Why Deep Learning Is Popular Now
At first glance many would assume that the neural networks that deep learning relies on were only developed recently, giving reason to why deep learning is only now being harnessed. This is not the case. Neural networks have been around for years.
The basis for their recent surge in popularity is two-fold. First, deep learning requires more than just a deep neural network. It requires vast amounts of labeled data. Driverless cars, for instance, could only be effectively programmed once they were fed tens of thousands of hours of driving video and tens of millions of road images. The second reason is that in order for deep learning to be valuable, it needed to be fast. This is only possible with enhanced computer power, which happened when Nvidia was able to release high-performance GPUs. This means that instead of weeks or months, computer scientists are able to have a deep learning neural network trained in a few hours or even minutes.
Deep Learning Vs. Machine Learning
Deep learning is not only a subset of computer science, but also of machine learning. More specifically, deep learning is a subset of machine learning, which is a subset of artificial intelligence, which is a subset of computer science. And while the two forms of computer science are closely related, there are two key differences.
The first is that machine learning requires more human intervention and involvement than deep learning. When the process of machine learning begins, relevant features from the images must be manually inserted. A model is then created from these features, allowing the computer simulation to categorize images. All of this is automated in deep learning. As long as the images are labeled, the artificial neural network extracts all of the image's features on its own. Deep learning is end-to-end. All the computer scientist has to do is provide the data and tell the computer simulation the task that it is responsible for learning. It requires virtually no manual intervention, which is not the case for machine learning.

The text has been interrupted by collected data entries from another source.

void link_steps(rf_handle h) {
    auto &st = h->steps;
    for (int i = 0; i < (int)st.size(); i++) {
        st[i].deps.clear();
        for (int t : st[i].in) {
            for (int j = i - 1; j >= 0; j--) {
                bool writes = false;
                for (int o : st[j].out) writes |= (o == t);
                if (!writes) continue;
                if (st[j].lane != st[i].lane) {
                    if (std::find(st[i].deps.begin(), st[i].deps.end(), j) == st[i].deps.end()) st[i].deps.push_back(j);
                    st[j].signals = true;
                }
                break;
            }
        }
    }
    for (int l = 1; l < 3; l++) {
        h->lane_last[l] = -1;
        for (int i = 0; i < (int)st.size(); i++) if (st[i].lane == l) h->lane_last[l] = i;
        if (h->lane_last[l] >= 0) st[h->lane_last[l]].signals = true;
    }
}

void place_tensors(rf_handle h, bool keep_all) {
    auto &ts = h->tensors;
    auto &st = h->steps;
    for (int si = 0; si < (int)st.size(); si++) {
        for (int t : st[si].out) { if (ts[t].first < 0) ts[t].first = si; ts[t].last = std::max(ts[t].last, si); }
        for (int t : st[si].in) ts[t].last = std::max(ts[t].last, si);
    }
    for (int k = 0; k < (int)st.size(); k++) {
        if (st[k].lane == 0) continue;
        int join = (int)st.size() - 1;
        for (int j = k + 1; j < (int)st.size() && join == (int)st.size() - 1; j++)
            for (int d : st[j].deps)
                if (st[j].lane != st[k].lane && st[d].lane == st[k].lane && d >= k) { join = j; break; }
        for (int t : st[k].in) ts[t].last = std::max(ts[t].last, join);
        for (int t : st[k].out) ts[t].last = std::max(ts[t].last, join);
    }
    const size_t B = (size_t)h->cfg.max_batch;
    size_t top = 0;
    std::vector<int> order(ts.size());
    for (size_t i = 0; i < ts.size(); i++) order[i] = (int)i;
    std::stable_sort(order.begin(), order.end(), [&](int a, int b) { return ts[a].first < ts[b].first; });
    std::vector<int> placed;
    for (int id : order) {
        size_t sz = (ts[id].bytes_per_img * B + 255) / 256 * 256;
        size_t off = 0;
        if (keep_all) {
            off = top;
        } else {
            bool moved = true;
            while (moved) {
                moved = false;
                for (int p : placed) {
                    bool live_overlap = !(ts[p].last < ts[id].first || ts[id].last < ts[p].first);
                    size_t psz = (ts[p].bytes_per_img * B + 255) / 256 * 256;
                    bool mem_overlap = off < ts[p].offset + psz && ts[p].offset < off + sz;
                    if (live_overlap && mem_overlap) { off = ts[p].offset + psz; moved = true; }
                }
            }
        }
        ts[id].offset = off;
        top = std::max(top, off + sz);
        placed.push_back(id);
    }
    h->arena_bytes = top;
}

void make_plan(rf_handle h, bool init) {
    const rf_config &cfg = h->cfg;
    h->use_tc = cfg.precision == RF_PREC_INT8 || (cfg.precision == RF_PREC_FP16 && !(cfg.flags & RF_FLAG_NO_TENSORCORE));
    if (init && h->use_tc) CK(tc_init());
    if (cfg.precision == RF_PREC_INT8) { if (init) CK(tc_init_i8()); build_plan_i8(h); }
    else if (cfg.precision == RF_PREC_FP32) build_plan<float>(h);
    else if (h->use_tc && !(cfg.flags & RF_FLAG_LEGACY_TC)) { if (init) CK(tile_init()); build_plan_tiles(h); }
    else build_plan<__half>(h);
    link_steps(h);
    place_tensors(h, false);
}

void alloc_post_buffers(PostBuffers &pb, int anchors, int batch, int max_faces) {
    int ap2 = 1;
    while (ap2 < anchors) ap2 <<= 1;
    pb.anchors_per_image = anchors; pb.anchors_pow2 = ap2; pb.max_faces = max_faces; pb.max_batch = batch;
    const size_t B = batch;
    CK(cudaMalloc(&pb.cand_keys, sizeof(unsigned long long) * B * anchors));
    CK(cudaMalloc(&pb.cand_recs, sizeof(rf_det) * B * anchors));
    CK(cudaMalloc(&pb.cand_count, sizeof(int) * B));
    CK(cudaMemset(pb.cand_count, 0, sizeof(int) * B));
    CK(cudaMalloc(&pb.sort_scratch, sizeof(unsigned long long) * B * ap2));
    CK(cudaMalloc(&pb.flag_scratch, B * ap2));
    CK(cudaMalloc(&pb.out_dets, sizeof(rf_det) * B * max_faces));
    CK(cudaMalloc(&pb.out_counts, sizeof(int) * B));
    CK(cudaMalloc(&pb.out_total_kept, sizeof(int) * B));
    CK(cudaMemset(pb.out_counts, 0, sizeof(int) * B));
    CK(cudaMalloc(&pb.tile_done, sizeof(int) * B));
    CK(cudaMemset(pb.tile_done, 0, sizeof(int) * B));
}
void free_post_buffers(PostBuffers &pb) {
    cudaFree(pb.cand_keys); cudaFree(pb.cand_recs); cudaFree(pb.cand_count); cudaFree(pb.sort_scratch); cudaFree(pb.flag_scratch);
    cudaFree(pb.out_dets); cudaFree(pb.out_counts); cudaFree(pb.out_total_kept); cudaFree(pb.tile_done);
    pb = PostBuffers{};
}

void create_ctx(rf_handle h, Ctx &c, bool all) {
    if (all) {
        CK(cudaStreamCreateWithFlags(&c.stream, cudaStreamNonBlocking));
        for (int l = 1; l < 3; l++) CK(cudaStreamCreateWithFlags(&c.lane_stream[l], cudaStreamNonBlocking));
        c.step_event.assign(h->steps.size(), nullptr);
        for (size_t i = 0; i < h->steps.size(); i++)
            if (h->steps[i].signals) CK(cudaEventCreateWithFlags(&c.step_event[i], cudaEventDisableTiming));
        CK(cudaEventCreateWithFlags(&c.fence, cudaEventDisableTiming));
    }
    CK(cudaMalloc(&c.arena, h->arena_bytes));
    if (!all) return;
    CK(cudaMalloc(&c.d_params, sizeof(PostParams)));
    CK(cudaHostAlloc(&c.h_params, sizeof(PostParams) * Ctx::kParamSlots, cudaHostAllocDefault));
    int anchors = 0;
    for (const LevelDesc &lv : h->lv) anchors += 2 * lv.h * lv.w;
    alloc_post_buffers(c.pb, anchors, h->cfg.max_batch, h->cfg.max_faces);
}

void release_ctx(Ctx &c, bool all) {
    if (c.stream) cudaStreamSynchronize(c.stream);
    for (auto &g : c.graphs) cudaGraphExecDestroy(g.second);
    c.graphs.clear();
    cudaFree(c.arena);
    c.arena = nullptr;
    if (!all) return;
    cudaFree(c.d_params); cudaFreeHost(c.h_params);
    free_post_buffers(c.pb);
    for (auto e : c.step_event) if (e) cudaEventDestroy(e);
    for (int l = 1; l < 3; l++) if (c.lane_stream[l]) cudaStreamDestroy(c.lane_stream[l]);
    if (c.fence) cudaEventDestroy(c.fence);
    if (c.stream) cudaStreamDestroy(c.stream);
    c = Ctx{};
}

void run_steps(rf_handle h, const Run &r, bool use_lanes = true) {
    static const bool one_lane = [] { const char *e = getenv("RF_ONE_LANE"); return e && e[0] == '1'; }();
    if (one_lane) use_lanes = false;
    const Ctx &c = r.ctx;
    for (size_t i = 0; i < h->steps.size(); i++) {
        Step &st = h->steps[i];
        cudaStream_t cs = (use_lanes && st.lane) ? c.lane_stream[st.lane] : r.stream;
        if (use_lanes)
            for (int d : st.deps) CK(cudaStreamWaitEvent(cs, c.step_event[d], 0));
        st.launch(Run{c, r.n, cs, r.blobs});
        if (use_lanes && st.signals) CK(cudaEventRecord(c.step_event[i], cs));
    }
    if (use_lanes)
        for (int l = 1; l < 3; l++)
            if (h->lane_last[l] >= 0) CK(cudaStreamWaitEvent(r.stream, c.step_event[h->lane_last[l]], 0));
    if (h->comm.ready) comm_wait_in_graph(h, c, r.n, r.stream);
}

void forward_graph(rf_handle h, Ctx &c, int n) {
    if (h->cfg.flags & RF_FLAG_NO_GRAPH) {
        run_steps(h, Run{c, n, c.stream});
        CK(cudaGetLastError());
        return;
    }
    auto it = c.graphs.find(n);
    if (it == c.graphs.end()) {
        cudaGraph_t g = nullptr;
        CK(cudaStreamBeginCapture(c.stream, cudaStreamCaptureModeThreadLocal));
        run_steps(h, Run{c, n, c.stream});
        cudaError_t e = cudaStreamEndCapture(c.stream, &g);
        if (e != cudaSuccess) throw CudaFail{e, "cudaStreamEndCapture", __FILE__, __LINE__};
        cudaGraphExec_t ge = nullptr;
        e = cudaGraphInstantiate(&ge, g, 0);
        cudaGraphDestroy(g);
        if (e != cudaSuccess) throw CudaFail{e, "cudaGraphInstantiate", __FILE__, __LINE__};
        it = c.graphs.emplace(n, ge).first;
    }
    CK(cudaGraphLaunch(it->second, c.stream));
}

void set_params(rf_handle h, Ctx &c, float thr, float nms, const uint8_t *input = nullptr, unsigned comm_seq = 0) {
    PostParams *slot = c.h_params + (c.param_seq++ % Ctx::kParamSlots);
    slot->score_thr = thr;
    slot->nms_thr = nms;
    slot->input = input ? input : h->d_input;
    slot->comm_seq = comm_seq;
    slot->comm_slot = comm_seq ? comm_seq % (unsigned)h->comm.ring : 0u;
    c.cur_thr = thr;
    c.cur_nms = nms;
    CK(cudaMemcpyAsync(c.d_params, slot, sizeof(PostParams), cudaMemcpyHostToDevice, c.stream));
}

void destroy(rf_handle h) {
    if (!h) return;
    cudaSetDevice(h->device);
    for (Ctx &c : h->ctx) if (c.stream) cudaStreamSynchronize(c.stream);
    comm_release(h);
    jpeg_release(h);
    for (Ctx &c : h->ctx) release_ctx(c, true);
    free_post_buffers(h->pb_merge);
    cudaFree(h->d_weights); cudaFree(h->d_weights_h); cudaFree(h->d_weights_q); cudaFree(h->d_input); cudaFree(h->d_raw);
    for (auto p : h->d_blobs) cudaFree(p);
    h->copy_pool.reset();
    for (auto e : h->raw_ev) if (e) cudaEventDestroy(e);
    cudaFree(h->d_align_images); cudaFreeHost(h->h_align_images); cudaFree(h->d_align_crops); cudaFree(h->d_align_mats);
    cudaFreeHost(h->h_input); cudaFreeHost(h->h_raw); cudaFreeHost(h->h_dets); cudaFreeHost(h->h_counts); cudaFreeHost(h->tile_dbg);
    for (auto &sl : h->slots) {
        cudaFree(sl.d_in); cudaFreeHost(sl.h_in); cudaFreeHost(sl.h_dets); cudaFreeHost(sl.h_counts);
        if (sl.ev_h2d) cudaEventDestroy(sl.ev_h2d);
        if (sl.ev_done) cudaEventDestroy(sl.ev_done);
    }
    if (h->copy_stream) cudaStreamDestroy(h->copy_stream);
    if (h->ev0) cudaEventDestroy(h->ev0);
    if (h->ev1) cudaEventDestroy(h->ev1);
    delete h;
}

int check_n(rf_handle h, int n) {
    if (!h) return RF_ERR_INVALID_ARG;
    if (n < 0) return fail(h, RF_ERR_INVALID_ARG, "negative batch size");
    if (n > h->cfg.max_batch) return fail(h, RF_ERR_CAPACITY, fmt("batch %d exceeds max_batch %d", n, h->cfg.max_batch));
    return RF_OK;
}

}

extern "C" {

int rf_abi_version(void) { return RF_B200_ABI_VERSION; }

const char *rf_build_info(void) {
    return "librf_b200 (RetinaFace mnet25 detect path) built for sm_90a, CUDA " RF_STR(CUDART_VERSION);
}

const char *rf_status_string(int s) {
    switch (s) {
        case RF_OK: return "ok";
        case RF_ERR_INVALID_ARG: return "invalid argument";
        case RF_ERR_IO: return "i/o error";
        case RF_ERR_MODEL: return "model error";
        case RF_ERR_CUDA: return "CUDA error";
        case RF_ERR_NO_DEVICE: return "no usable CUDA device (the library has no CPU path)";
        case RF_ERR_CAPACITY: return "capacity exceeded";
        case RF_ERR_UNSUPPORTED: return "unsupported";
    }
    return "unknown status";
}

const char *rf_last_error(rf_handle h) { return h ? h->err.c_str() : create_error().c_str(); }

int rf_create(const rf_config *cfg, rf_handle *out) {
    if (out) *out = nullptr;
    if (!cfg || !out) return fail(nullptr, RF_ERR_INVALID_ARG, "rf_create: cfg and out must be non-NULL");
    if (!cfg->caffemodel_path) return fail(nullptr, RF_ERR_INVALID_ARG, "rf_create: caffemodel_path is NULL");
    rf_config cfg_local = *cfg;
    NetGraph graph;
    Model model;
    int cache_status = CACHE_NONE;
    {
        std::string err;
        int st = RF_OK;
        if (cfg->network) {
            NetworkConfig nc;
            if (!network_config(cfg->network, nc, err)) return fail(nullptr, RF_ERR_UNSUPPORTED, "rf_create: " + err);
            if (nc.ratios.size() != 1) return fail(nullptr, RF_ERR_UNSUPPORTED, fmt("rf_create: network '%s' uses %zu anchor ratios per scale; the shipped models (and this engine) have 2 anchors per position", cfg->network, nc.ratios.size()));
        }
        if (!load_model(cfg->caffemodel_path, cfg->prototxt_path ? cfg->prototxt_path : "", cfg->cache_path ? cfg->cache_path : "", model, &graph, &cache_status, err, st))
            return fail(nullptr, st, err);
        if (cfg->prototxt_path && cfg_local.net_w == 0 && cfg_local.net_h == 0) { cfg_local.net_h = graph.input_dims[2]; cfg_local.net_w = graph.input_dims[3]; }
    }
    cfg = &cfg_local;
    if (cfg->net_w <= 0 || cfg->net_h <= 0 || cfg->net_w % 32 || cfg->net_h % 32)
        return fail(nullptr, RF_ERR_INVALID_ARG, fmt("rf_create: net size %dx%d must be positive multiples of 32", cfg->net_w, cfg->net_h));
    if (cfg->max_batch <= 0 || cfg->max_batch > 4096) return fail(nullptr, RF_ERR_INVALID_ARG, "rf_create: max_batch must be in [1, 4096]");
    {
        const long long stem_elems = (long long)cfg->max_batch * (cfg->net_h / 2) * (cfg->net_w / 2) * 16;
        const long long merge_rows = (long long)cfg->max_batch * (cfg->net_h / 8);
        if (stem_elems > 0x7fffffffLL || merge_rows >= (1LL << 19) || cfg->net_w / 8 >= (1 << 12))
            return fail(nullptr, RF_ERR_CAPACITY, fmt("rf_create: max_batch %d at %dx%d exceeds the 32-bit activation index range (largest tensor: %lld elements); "
                                                      "use a smaller max_batch", cfg->max_batch, cfg->net_w, cfg->net_h, stem_elems));
    }
    if (cfg->precision != RF_PREC_FP32 && cfg->precision != RF_PREC_FP16 && cfg->precision != RF_PREC_INT8)
        return fail(nullptr, RF_ERR_INVALID_ARG, "rf_create: unknown precision");
    if (cfg->precision == RF_PREC_INT8 && !cfg->int8_table_path)
        return fail(nullptr, RF_ERR_INVALID_ARG, "rf_create: RF_PREC_INT8 needs int8_table_path (the TensorRT calibration cache of this caffemodel)");

    std::unique_ptr<rf_handle_s, void (*)(rf_handle)> H(new rf_handle_s, destroy);
    rf_handle h = H.get();
    h->cfg = *cfg;
    h->caffemodel = cfg->caffemodel_path;
    h->cfg.caffemodel_path = h->caffemodel.c_str();
    if (cfg->int8_table_path) { h->table = cfg->int8_table_path; h->cfg.int8_table_path = h->table.c_str(); }
    if (h->cfg.max_faces <= 0) h->cfg.max_faces = 256;
    if (h->cfg.max_faces > 8192) return fail(nullptr, RF_ERR_INVALID_ARG, "rf_create: max_faces must be <= 8192");
    if (h->cfg.max_image_w <= 0) h->cfg.max_image_w = h->cfg.net_w;
    if (h->cfg.max_image_h <= 0) h->cfg.max_image_h = h->cfg.net_h;
    h->cfg.max_image_w = std::max(h->cfg.max_image_w, h->cfg.net_w);
    h->cfg.max_image_h = std::max(h->cfg.max_image_h, h->cfg.net_h);
    h->device = cfg->device;
    h->elem = cfg->precision == RF_PREC_FP32 ? 4 : (cfg->precision == RF_PREC_FP16 ? 2 : 1);

    {
        std::string err;
        h->model = std::move(model);
        h->cache_status = cache_status;
        h->cfg.prototxt_path = h->cfg.cache_path = h->cfg.network = nullptr;
        if (!h->table.empty() && !read_int8_table(h->table, h->int8_scales, err)) return fail(nullptr, RF_ERR_IO, err);
    }
    int ndev = 0;
    cudaError_t e = cudaGetDeviceCount(&ndev);
    if (e != cudaSuccess || ndev == 0)
        return fail(nullptr, RF_ERR_NO_DEVICE, fmt("no CUDA device (%s); librf_b200 has no CPU path", e == cudaSuccess ? "count 0" : cudaGetErrorString(e)));
    if (cfg->device < 0 || cfg->device >= ndev) return fail(nullptr, RF_ERR_INVALID_ARG, fmt("device %d out of range (%d devices)", cfg->device, ndev));
    try {
        CK(cudaSetDevice(h->device));
        cudaDeviceProp prop;
        CK(cudaGetDeviceProperties(&prop, h->device));
        if (prop.major != 9 || prop.minor != 0)
            return fail(nullptr, RF_ERR_NO_DEVICE, fmt("device %d is sm_%d%d; librf_b200 is built for sm_90a only", h->device, prop.major, prop.minor));
        h->num_sms = prop.multiProcessorCount;
        CK(cudaEventCreate(&h->ev0));
        CK(cudaEventCreate(&h->ev1));
        CK(postproc_init());

        const int Hn = h->cfg.net_h, Wn = h->cfg.net_w, Bm = h->cfg.max_batch;
        const int strides[3] = {32, 16, 8};
        int abase = 0, pbase = 0;
        for (int l = 0; l < 3; l++) {
            LevelDesc &lv = h->lv[l];
            lv.stride = strides[l]; lv.h = Hn / strides[l]; lv.w = Wn / strides[l];
            lv.anchor_base = abase; lv.pix_base = pbase;
            base_anchors_net3(strides[l], lv.base);
            abase += 2 * lv.h * lv.w; pbase += lv.h * lv.w;
        }
        make_plan(h, true);
        CK(cudaMalloc(&h->d_weights, h->wstage.size() * sizeof(float)));
        CK(cudaMemcpy(h->d_weights, h->wstage.data(), h->wstage.size() * sizeof(float), cudaMemcpyHostToDevice));
        if (!h->wstage_h.empty()) {
            CK(cudaMalloc(&h->d_weights_h, h->wstage_h.size() * sizeof(__half)));
            CK(cudaMemcpy(h->d_weights_h, h->wstage_h.data(), h->wstage_h.size() * sizeof(__half), cudaMemcpyHostToDevice));
        }
        if (!h->wstage_q.empty()) {
            CK(cudaMalloc(&h->d_weights_q, h->wstage_q.size()));
            CK(cudaMemcpy(h->d_weights_q, h->wstage_q.data(), h->wstage_q.size(), cudaMemcpyHostToDevice));
        }
        const size_t in_bytes = (size_t)Bm * Hn * Wn * 3;
        CK(cudaMalloc(&h->d_input, in_bytes));
        CK(cudaHostAlloc(&h->h_input, in_bytes, cudaHostAllocDefault));
        h->raw_bytes = ((size_t)h->cfg.max_image_w * h->cfg.max_image_h * 3 + 255) / 256 * 256;
        h->raw_slots = (int)std::max<size_t>(1, std::min<size_t>((size_t)Bm, ((size_t)2 << 30) / h->raw_bytes));
        CK(cudaMalloc(&h->d_raw, h->raw_bytes * h->raw_slots));
        CK(cudaHostAlloc(&h->h_raw, 2 * h->raw_bytes, cudaHostAllocDefault));
        for (auto &e : h->raw_ev) CK(cudaEventCreateWithFlags(&e, cudaEventDisableTiming));
        CK(cudaHostAlloc(&h->h_dets, sizeof(rf_det) * (size_t)Bm * h->cfg.max_faces, cudaHostAllocDefault));
        CK(cudaHostAlloc(&h->h_counts, sizeof(int) * 2 * Bm, cudaHostAllocDefault));
        CK(cudaHostAlloc(&h->tile_dbg, 64, cudaHostAllocMapped));
        memset(h->tile_dbg, 0, 64);
        CK(cudaHostGetDevicePointer(&h->tile_dbg_dev, h->tile_dbg, 0));
        h->ctx.resize(h->cfg.streams <= 0 ? RF_MAX_STREAMS : std::min(h->cfg.streams, RF_MAX_STREAMS));
        for (Ctx &c : h->ctx) create_ctx(h, c, true);
        for (int l = 0; l < 3; l++) {
            const int ch[3] = {4, 8, 20};
            for (int k = 0; k < 3; k++) h->blob_elems[3 * l + k] = (size_t)ch[k] * h->lv[l].h * h->lv[l].w;
        }
        CK(cudaDeviceSynchronize());
    } catch (const CudaFail &f) {
        return fail_cuda(nullptr, f);
    } catch (const PlanFail &f) {
        return fail(nullptr, f.status, "rf_create: " + f.msg);
    }
    *out = H.release();
    return RF_OK;
}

The second difference is potential performance. With machine learning there is a cap to how well it can perform. The reason for this is that it involves more shallow learning methods, so even when more data is added to the computer, the performance will plateau. This does not happen with deep learning. As more data is processed, the algorithms scale and the performance continues to improve, gaining speed and accuracy.
However, this does not necessarily mean that deep learning is always the optimal choice. The benefit to machine learning is that it allows for a wider range of options, including the performance abilities of the computer, the amount of data that is being processed, and the task that the artificial intelligence is learning. Deep learning requires a very powerful GPU and vast amounts of data. If these are not present, machine learning is the better choice. If they are present, though, deep learning will likely offer better results.